SUMMARY Waller County Appraisal District is responsible, on or after January 1, 2008, for litigation filed against the district under Tax Code chapter 42 before January 1, 2008, and involving property outside the district's home county. The general savings clause in the Code Construction Act continues in effect relevant portions of section 6.02, Tax Code, such that the district has continuing authority to defend itself in the pending litigation, and a taxing unit has a continuing obligation to pay the related costs.
Very truly yours,
GREG ABBOTT Attorney General of Texas
KENT C. SULLIVAN First Assistant Attorney General
ANDREW WEBER Deputy Attorney General for Legal Counsel
NANCY S. FULLER Chair, Opinion Committee
Christy Drake-Adams Assistant Attorney General, Opinion Committee
1 See Letter from Honorable Elton R. Mathis, Waller County Criminal District Attorney, to Honorable Greg Abbott, Attorney General of Texas, at 1 (July 10, 2007) (on file with the Opinion Committee, also availableat http://www.oag.state.tx.us) [hereinafter Request Letter].
2 The Texas Comptroller of Public Accounts reported that in 2005-06 only six appraisal districts indicated that they did not have property overlapping an adj oining appraisal district. See TEXAS COMPTROLLER OF PUBLIC ACCOUNTS, APPRAISAL DISTRICT OPERATIONS REPORT: 2005 AND 2006 DATA (Feb. 2007) at 4, available at http://www.window.state.tx.us /taxinfo/proptax/ador0506/ (last visited Jan. 7, 2008).
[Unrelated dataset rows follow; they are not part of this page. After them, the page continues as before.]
# Alxaline/BraTS21

Measured on AMD Instinct MI355X. Metric: train patches/sec (4x128^3, width-48), higher is better.
Workload: dtype bf16; 1 GPU; equiunet width=48, batch=2/GPU of 4x128^3 synthetic patches, fwd + deep-supervision Dice + bwd + ranger (BASELINE.json configs[1]); global_batch=2, parallelism=dp1

## Files before the change

### brats21_amd/csrc/conv_wgrad.hip

```cpp
#include <stdlib.h>
#include "twin_begin.hpp"
#include "common.hpp"

typedef __attribute__((ext_vector_type(4))) short s16x4;

struct WgradParams {
  const void* x1; const void* x2; int c1, c2, p1, p2;
  const void* dy; int dyp;
  float* ws;
  int N, D, H, W, cin, cout;
  int tz, ty, tx, ntiles, nsplit;
  int nlane;
  int ntaps, dil;
  int seglen, nsegz;
};

constexpr int WG_TZ = 4, WG_TY = 4, WG_TX = 16, WG_VOX = 256;

template <typename T, int DIL, int COF, int CIF, int KS = 3>
struct WgGeom {
  static constexpr bool BF = std::is_same<T, bf16_t>::value;
  static constexpr int ESZ = sizeof(T);
  static constexpr int EPL = 16 / ESZ;
  static constexpr int R = KS == 3 ? DIL : 0;
// ... 543 lines not shown
      const int yoff = ybase + (32 * s) * G::SY;
#pragma unroll
      for (int m = 0; m < COF; ++m) a[s & 1][m] = tr_pair(ldy + yoff + m * 32, ldy + yoff + 16 * G::SY + m * 32);
    };
    auto read_b = [&](auto u_) {
      constexpr int u = u_;
      constexpr int s = u / G::PPW, jj = u % G::PPW;
      const int xoff = xbase + (((s >> 1) * G::HY + 2 * (s & 1)) * G::HX) * G::SX + poff[jj];
      b[u % (PD + 1)] = tr_pair(ldx + xoff, ldx + xoff + G::HX * G::SX);
    };
    constexpr int NU = 8 * G::PPW;
    static_for<0, G::XI>([&](auto i_) { issue_x(L, i_); });
    static_for<0, G::YI>([&](auto i_) { issue_y(L, i_); });
    __builtin_amdgcn_sched_barrier(0);
    read_a(std::integral_constant<int, 0>{});
    static_for<0, PD>([&](auto u_) { read_b(u_); });
    static_for<0, NU>([&](auto u_) {
      constexpr int u = u_;
      constexpr int s = u / G::PPW, jj = u % G::PPW;
      if constexpr (u + PD < NU) read_b(std::integral_constant<int, u + PD>{});
      if constexpr (jj == 0 && s + 1 < 8) read_a(std::integral_constant<int, s + 1>{});
      __builtin_amdgcn_sched_barrier(0);
#pragma unroll
      for (int m = 0; m < COF; ++m)
        acc[jj][m] = MFMA16_16x16x32(a[s & 1][m], b[u % (PD + 1)], acc[jj][m]);
      __builtin_amdgcn_sched_barrier(0);
    });
  }

#ifdef BRATS_WGRAD_STAMPS
  WG_STAMP(4);
  if (lane == 0 && blockIdx.y == 0 && blockIdx.z == 0) {
    long long* st = (long long*)(p.ws + (size_t)gridDim.x * 27 * p.cout * p.cin) + ((size_t)blockIdx.x * 8 + wave) * 5;
    for (int i = 0; i < 5; ++i) st[i] = tacc[i];
  }
#endif
#pragma unroll
  for (int jj = 0; jj < G::PPW; ++jj) {
    const int pid = wave + 8 * jj;
    if (pid < G::PAIRS) {
      const int t = pid / CIF, nn = pid % CIF;
      float* base = p.ws + ((size_t)split * 27 + t) * p.cout * p.cin;
      const int ci = ci0 + nn * 16 + v;
      if (CIF > 1 || ci < p.cin) {
#pragma unroll
        for (int m = 0; m < COF; ++m)
#pragma unroll
          for (int r = 0; r < 4; ++r) base[(size_t)(co0 + m * 16 + 4 * q + r) * p.cin + ci] = acc[jj][m][r];
      }
    }
  }
}

template <int COF, int CIF> struct Wg3f {
  static constexpr int HZ = WG_TZ + 2, HY = WG_TY + 2, HX = WG_TX + 2, HVOX = HZ * HY * HX;
  static constexpr int CO = 16 * COF, CI = 16 * CIF;
  static constexpr int SX = CI, SY = CO;
  static constexpr int XPPV = CI / 8, YPPV = CO / 8;
  static constexpr int XPIECES = HVOX * XPPV, YPIECES = WG_VOX * YPPV;
  static constexpr int XI = (XPIECES + 511) / 512, YI = YPIECES / 512;
  static constexpr int XB = XI * 512 * 16, YB = YI * 512 * 16;
  static constexpr int LDS_X = HVOX * SX;
  static constexpr int LDS = XB + YB + LDS_X + WG_VOX * SY;
  static constexpr int PAIRS = 27 * CIF, PPW = (PAIRS + 7) / 8;
  static_assert(YPIECES % 512 == 0, "");
};

template <int STRIDE> DEVI i32x8 tr8_frag(const char* base, int o0, int o1) {
  typedef __attribute__((ext_vector_type(2))) int v2i;
  typedef __attribute__((address_space(3))) v2i* lp;
  const v2i a0 = __builtin_amdgcn_ds_read_tr8_b64_v2i32((lp)(base + o0));
  const v2i a1 = __builtin_amdgcn_ds_read_tr8_b64_v2i32((lp)(base + o0 + 8 * STRIDE));
  const v2i a2 = __builtin_amdgcn_ds_read_tr8_b64_v2i32((lp)(base + o1));
  const v2i a3 = __builtin_amdgcn_ds_read_tr8_b64_v2i32((lp)(base + o1 + 8 * STRIDE));
  return i32x8{a0[0], a0[1], a1[0], a1[1], a2[0], a2[1], a3[0], a3[1]};
}

struct WgradF8Params { WgradParams w; const float* amax_x1; const float* amax_x2; const float* amax_dy; };
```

3 Some of the administrative and legal difficulties in regard to the system prior to the House Bill 1010 changes are reflected in opinions issued by this office. See, e.g., Tex. Att'y Gen. Op. Nos. GA-0317
(2005), GA-0283 (2004); Tex. Att'y Gen. LO-98-022.
4 Accord Letter from James R. Evans, Jr., Hargrove Evans, L.L.P., to Honorable Greg Abbott, Attorney General of Texas, at 1-3 (Aug. 10, 2007) [hereinafter WCAD Letter] (discussing the perceived impact of the Act on litigation filed against WCAD under chapter 42 of the Tax Code) (on file with the Opinion Committee).